|
|
|
|
|
by bluejekyll
3280 days ago
|
|
I'm really surprised to read an article like this that doesn't mention Rust. The reason is that I find it hard to believe that developers will want to move to unsafe languages like C/C++. Many of the other languages mentioned require runtimes, runtimes that will need to be built on top of webassembly. Rust doesn't have any of these drawbacks, is runtime free, and can already target webassembly. Given that both of these technologies are young, webassembly even younger, there's no big argument for legacy code in this context, which means adopting something new would be fine, and good in this case because of the safety guarantees. Anyway, a great intro in general, but for anyone looking at getting into this, I highly recommend checking out the Rust tutorials, like this one: https://medium.com/@ianjsikes/get-started-with-rust-webassem... |
|
C++ will dominate in that space over Rust for the same reason it'll dominate in all other spaces: the amount of existing C++ code and the number of existing C++ programmers will always dwarf the amount of Rust code and Rust programmers.

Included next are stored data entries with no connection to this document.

#ifndef MD_AHEAD
#define MD_AHEAD 3
#endif
#ifndef MD_ROTATE_ALL
#define MD_ROTATE_ALL 0
#endif
template <int N, int MAPBITS, int ROW_BYTES>
__global__ void __launch_bounds__(64 * MD_WAVES_FOR(ROW_BYTES)) k_model(const CtxJob* jobs, const u64* pool, RcPack* rec_pool, u32* bk, const u16* bcnt, RcPack* nowhere)
{
	constexpr u32 STRIDE = MdRow<N>::STRIDE;
	constexpr u32 ROWS = ROW_BYTES / (4 * STRIDE);
	constexpr u32 MD_WAVES = MD_WAVES_FOR(ROW_BYTES);
	typedef MdMapT<(ROWS <= 127)> Map;
	typedef typename Map::T map_t;
	__shared__ map_t s_map[MD_WAVES][1 << MAPBITS];
	__shared__ unsigned long long s_rows[MD_WAVES][ROW_BYTES / 8];
	__shared__ u16 s_off[MD_WAVES][BK_MAX_BINS];
	__shared__ u16 s_num[MD_WAVES][BK_MAX_BINS];
	__shared__ u8 s_head[MD_WAVES][64];
	constexpr u32 limit = (1u << 16) - 2u * N;
	const CtxJob j = jobs[blockIdx.y];
	const u32 w = wave_id(), lane = lane_id();
#ifndef MD_XCD_MAP
#define MD_XCD_MAP 1
#endif
	u32 bx = blockIdx.x;
	if (MD_XCD_MAP && gridDim.x % 8u == 0) bx = (((bx & 7u) + blockIdx.y) & 7u) * (gridDim.x >> 3) + (bx >> 3);
	const u32 bucket = bx * MD_WAVES + w;
	const u32 buckets = 1u << j.bk_hb;
	if (!j.bk_on || bucket >= buckets || bk[j.jid]) return;
	const u32* src = (const u32*)(pool + j.elems);
	RcPack* recs = j.bk_binned ? (RcPack*)pool + j.elems_b : rec_pool + j.trip;
	const u32 keys = 1u << j.bk_lb;
	const bool binned = j.bk_binned != 0;
	map_t* map = s_map[w]; u32* rows = (u32*)s_rows[w]; u16* off = s_off[w]; u16* num = s_num[w]; u8* head = s_head[w];
	const u32 n_bins = (j.n + BK_BIN - 1) >> BK_TB;

	const bool wide = n_bins > j.bk_narrow_bins;
	auto tile_info = [&](u32 b, u32* o_out) -> u32
	{
		const u16* row = bcnt + (u64)j.bk_cnt + (u64)b * buckets;
		const u32 o = row[bucket];
		const u32 tile_n = j.n - (b << BK_TB) < BK_BIN ? j.n - (b << BK_TB) : BK_BIN;
		*o_out = o;
		return (bucket + 1 < buckets ? (u32)row[bucket + 1] : tile_n) - o;
	};
	u32 nb = 0;
	for (u32 b = lane; b < n_bins; b += 64)
	{
		u32 o;
		const u32 c = tile_info(b, &o);
		if (!wide) { off[b] = (u16)o; num[b] = (u16)c; }
		nb += c;
	}
	head[lane] = 0xFFu;
	for (u32 d = 32; d >= 1; d >>= 1) nb += __shfl_xor(nb, (int)d);
	if (!nb) return;
	if (nb > j.bk_limit)
	{
		if (lane == 0) bk_fallback(j, bk);
		return;
	}
	const bool may_rescale = (u32)N + 2u * nb + 128u >= (1u << 16) - 2u * N;
	wave_fence();

	u32 g_bin = 0, g_pos = 0, g_tot = 0, left = nb;
	u32 g_inc = 0, g_f = 0, g_off = 0;
	auto load_group = [&]()
	{
		const u32 b = g_bin + lane;
		u32 c = 0;
		if (b < n_bins) { if (wide) c = tile_info(b, &g_off); else c = (u32)num[b]; }
		g_inc = wave_incl_scan_dpp(c); g_f = g_inc - c;
		g_tot = wave_last(g_inc); g_pos = 0;
	};
	load_group();
	const bool big = nb >= j.bk_big;
	auto next_window = [&]() -> u32
	{
		if (!left) return MD_NONE;
		while (g_pos >= g_tot && g_bin < n_bins) { g_bin += 64; load_group(); }
		if (g_pos >= g_tot) { left = 0; return MD_NONE; }
		if (big)
		{
			const u64 in = __ballot(g_f <= g_pos && g_pos < g_inc);
			const u32 k0 = (u32)__ffsll((long long)in) - 1u;
			const u32 e0 = (u32)__builtin_amdgcn_readlane((int)g_inc, (int)k0);
			if (e0 - g_pos >= 64u)
			{
				const u32 f0 = (u32)__builtin_amdgcn_readlane((int)g_f, (int)k0);
				const u32 bin = g_bin + k0;
				const u32 o0 = wide ? (u32)__builtin_amdgcn_readlane((int)g_off, (int)k0) : (u32)off[bin & (BK_MAX_BINS - 1u)];
				const u32 idx = (bin << BK_TB) + o0 + (g_pos - f0) + lane;
				g_pos += 64u; left -= 64u;
				return idx;
			}
		}
		const int rel = (int)(g_f - g_pos);
		if (g_inc > g_f && g_inc > g_pos && rel < 64) head[rel > 0 ? rel : 0] = (u8)lane;
		wave_fence();
		const u32 hd = head[lane];
		wave_fence();
		head[lane] = 0xFFu;
		const u64 hm = __ballot(hd != 0xFFu);
		const u64 le = hm & (lanemask_lt() | (1ull << lane));
		const u32 hl = le ? 63u - (u32)__clzll((long long)le) : 0u;
		const u32 k = (u32)__shfl((int)hd, (int)hl) & 63u;
		const u32 k0 = (u32)__builtin_amdgcn_readfirstlane((int)hd) & 63u;
		const u32 f0 = (u32)__builtin_amdgcn_readlane((int)g_f, (int)k0);
		const u32 r = lane - hl + (hl == 0 ? g_pos - f0 : 0u);
		const u32 avail = g_tot - g_pos < 64 ? g_tot - g_pos : 64u;
		const u32 bin = g_bin + k;
		const u32 ok = wide ? (u32)__shfl((int)g_off, (int)k) : (u32)off[bin & (BK_MAX_BINS - 1u)];
		const u32 idx = lane < avail ? (bin << BK_TB) + ok + r : MD_NONE;
		g_pos += avail; left -= avail;
		return idx;
	};

	u32 elq[MD_AHEAD], ixq[MD_AHEAD];
#pragma unroll
	for (u32 k = 0; k < MD_AHEAD; ++k) { ixq[k] = next_window(); elq[k] = src[ixq[k] != MD_NONE ? ixq[k] : 0u]; }
	if (MAPBITS) for (u32 i = lane; i < keys; i += 64) map[i] = (map_t)Map::NONE;
	for (u32 i = lane; i < (MAPBITS ? ROWS : keys) * STRIDE; i += 64) rows[i] = md_init_word<N>(i % STRIDE);
	wave_fence();

	u32 n_rows = 0;
#ifdef MD_PROFILE
	u64 pf[6] = {0, 0, 0, 0, 0, 0}; u32 pf_n = 0;
#define MD_T(k, dep) { u64 t_; asm volatile("s_memtime %0\n s_waitcnt lgkmcnt(0)" : "=s"(t_) : "s"(dep) : "memory"); pf[k] += t_ - pf_t; pf_t = t_; }
#else
#define MD_T(k, dep)
#endif
	auto walk = [&](auto resc_tag)
	{
	constexpr bool RESC = decltype(resc_tag)::value;
	u32 coded = 0, dry = 0;
	auto step = [&](u32& el_slot, u32& ix_slot) -> bool
	{
#ifdef MD_PROFILE
		u64 pf_t; asm volatile("s_memtime %0\n s_waitcnt lgkmcnt(0)" : "=s"(pf_t) :: "memory"); ++pf_n;
#endif
		const u32 el = el_slot, ix = ix_slot;
		const bool valid = ix != MD_NONE;
		const u32 n_valid = (u32)__popcll(__ballot(valid));
		coded += n_valid;
		dry = (n_valid || left) ? 0u : dry + 1u;
		const u32 ix_new = next_window();
		const u32 el_new = src[ix_new != MD_NONE ? ix_new : 0u];
		MD_T(0, __builtin_amdgcn_readfirstlane((int)ix_new))
		MD_T(1, __builtin_amdgcn_readfirstlane((int)el))

		const u32 key = el >> BK_EL_KEY_SHIFT, sym = (el >> BK_EL_SYM_SHIFT) & (u32)(N - 1);
		u32 rid = key;
		if (MAPBITS)
		{
			rid = valid ? (u32)map[key] : 0u;
			const bool need = valid && rid == Map::NONE;
			if (__ballot(need))
			{
				if (need) map[key] = (map_t)(Map::CLAIM | lane);
				wave_fence();
				const bool leader = need && (u32)map[key] == (Map::CLAIM | lane);
				const u64 lm = __ballot(leader);
				const u32 mine = n_rows + (u32)__popcll(lm & lanemask_lt());
				n_rows += (u32)__popcll(lm);
				if (n_rows > ROWS)
				{
					if (lane == 0) bk_fallback(j, bk);
					return false;
				}
				wave_fence();
				if (leader) map[key] = (map_t)mine;
				wave_fence();
				if (need) rid = (u32)map[key];
			}
		}
		MD_T(2, __builtin_amdgcn_readfirstlane((int)rid))
		u64 rec = 0;
		u32* row = rows + rid * STRIDE;
		const bool near = RESC && valid && md_total<N>(row) + 128u >= limit;
		if (RESC && __ballot(near))
		{
			const u64 vm = __ballot(valid);
			for (u32 l = 0; l < 64 && ((vm >> l) & 1ull); ++l)
			{
				if (lane == l)
				{
					if (md_total<N>(row) >= limit) md_rescale<N>(row);
					rec = md_code<N>(row, sym);
				}
				wave_fence();
			}
		}
		else if (valid) rec = md_code<N>(row, sym);
#ifdef DSRC_EMU_BUILD
		(void)__ballot(true);
#endif
		MD_T(3, __builtin_amdgcn_readfirstlane((int)(u32)rec))
		if (binned)
		{
			RcPack* to = recs + ix;
			if (!valid) to = nowhere + lane;
			*to = rec | ((u64)(el & (BK_BIN - 1u)) << 48);
		}
		else
		{
			const u32 t = (ix & ~(BK_BIN - 1u)) | (el & (BK_BIN - 1u));
			u8* chunk = (u8*)recs + rc6_chunk_off(t >> 6);
			u32* p32 = valid ? (u32*)chunk + (t & 63u) : (u32*)(nowhere + lane);
			u16* p16 = valid ? (u16*)(chunk + 256) + (t & 63u) : (u16*)(nowhere + lane) + 2;
			*p32 = (u32)rec; *p16 = (u16)(rec >> 32);
		}
		el_slot = el_new; ix_slot = ix_new;
		MD_T(4, 0)
		return coded < nb && dry <= MD_AHEAD;
	};
	if (MD_ROTATE_ALL || MAPBITS != 0)
		for (bool go = nb != 0; go;)
		{
#pragma unroll
			for (u32 k = 0; k < MD_AHEAD; ++k) if (go) go = step(elq[k], ixq[k]);
		}
	else
		for (bool go = nb != 0; go;)
		{
			u32 e = elq[0], i = ixq[0];
			go = step(e, i);
#pragma unroll
			for (u32 k = 0; k + 1 < MD_AHEAD; ++k) { elq[k] = elq[k + 1]; ixq[k] = ixq[k + 1]; }
			elq[MD_AHEAD - 1] = e; ixq[MD_AHEAD - 1] = i;
		}
	};
	if (may_rescale) walk(std::true_type()); else walk(std::false_type());
#ifdef MD_PROFILE
	if (lane == 0 && nb >= 65536u && (bucket & 3u) == 0)
		printf("MD N=%d nb=%u rows=%u windows=%u cycles/window: book %u wait %u map %u code %u store %u\n", N, nb, n_rows, pf_n,
			(u32)(pf[0] / pf_n), (u32)(pf[1] / pf_n), (u32)(pf[2] / pf_n), (u32)(pf[3] / pf_n), (u32)(pf[4] / pf_n));
#endif
}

Even if Rust was uniformly 10-20% better than Rust, economics dictate that for most people it'll make most sense to continue with C++ than rewrite thousands or millions lines of code in C++ or embark on months-long retraining of large number of programmers, some of which will not be happy about going from being proficient C++ programmers to beginner Rust programmer.
And that's why we don't need to mention Rust when writing about WebAssembly. At this point in time it's immaterial to the subject.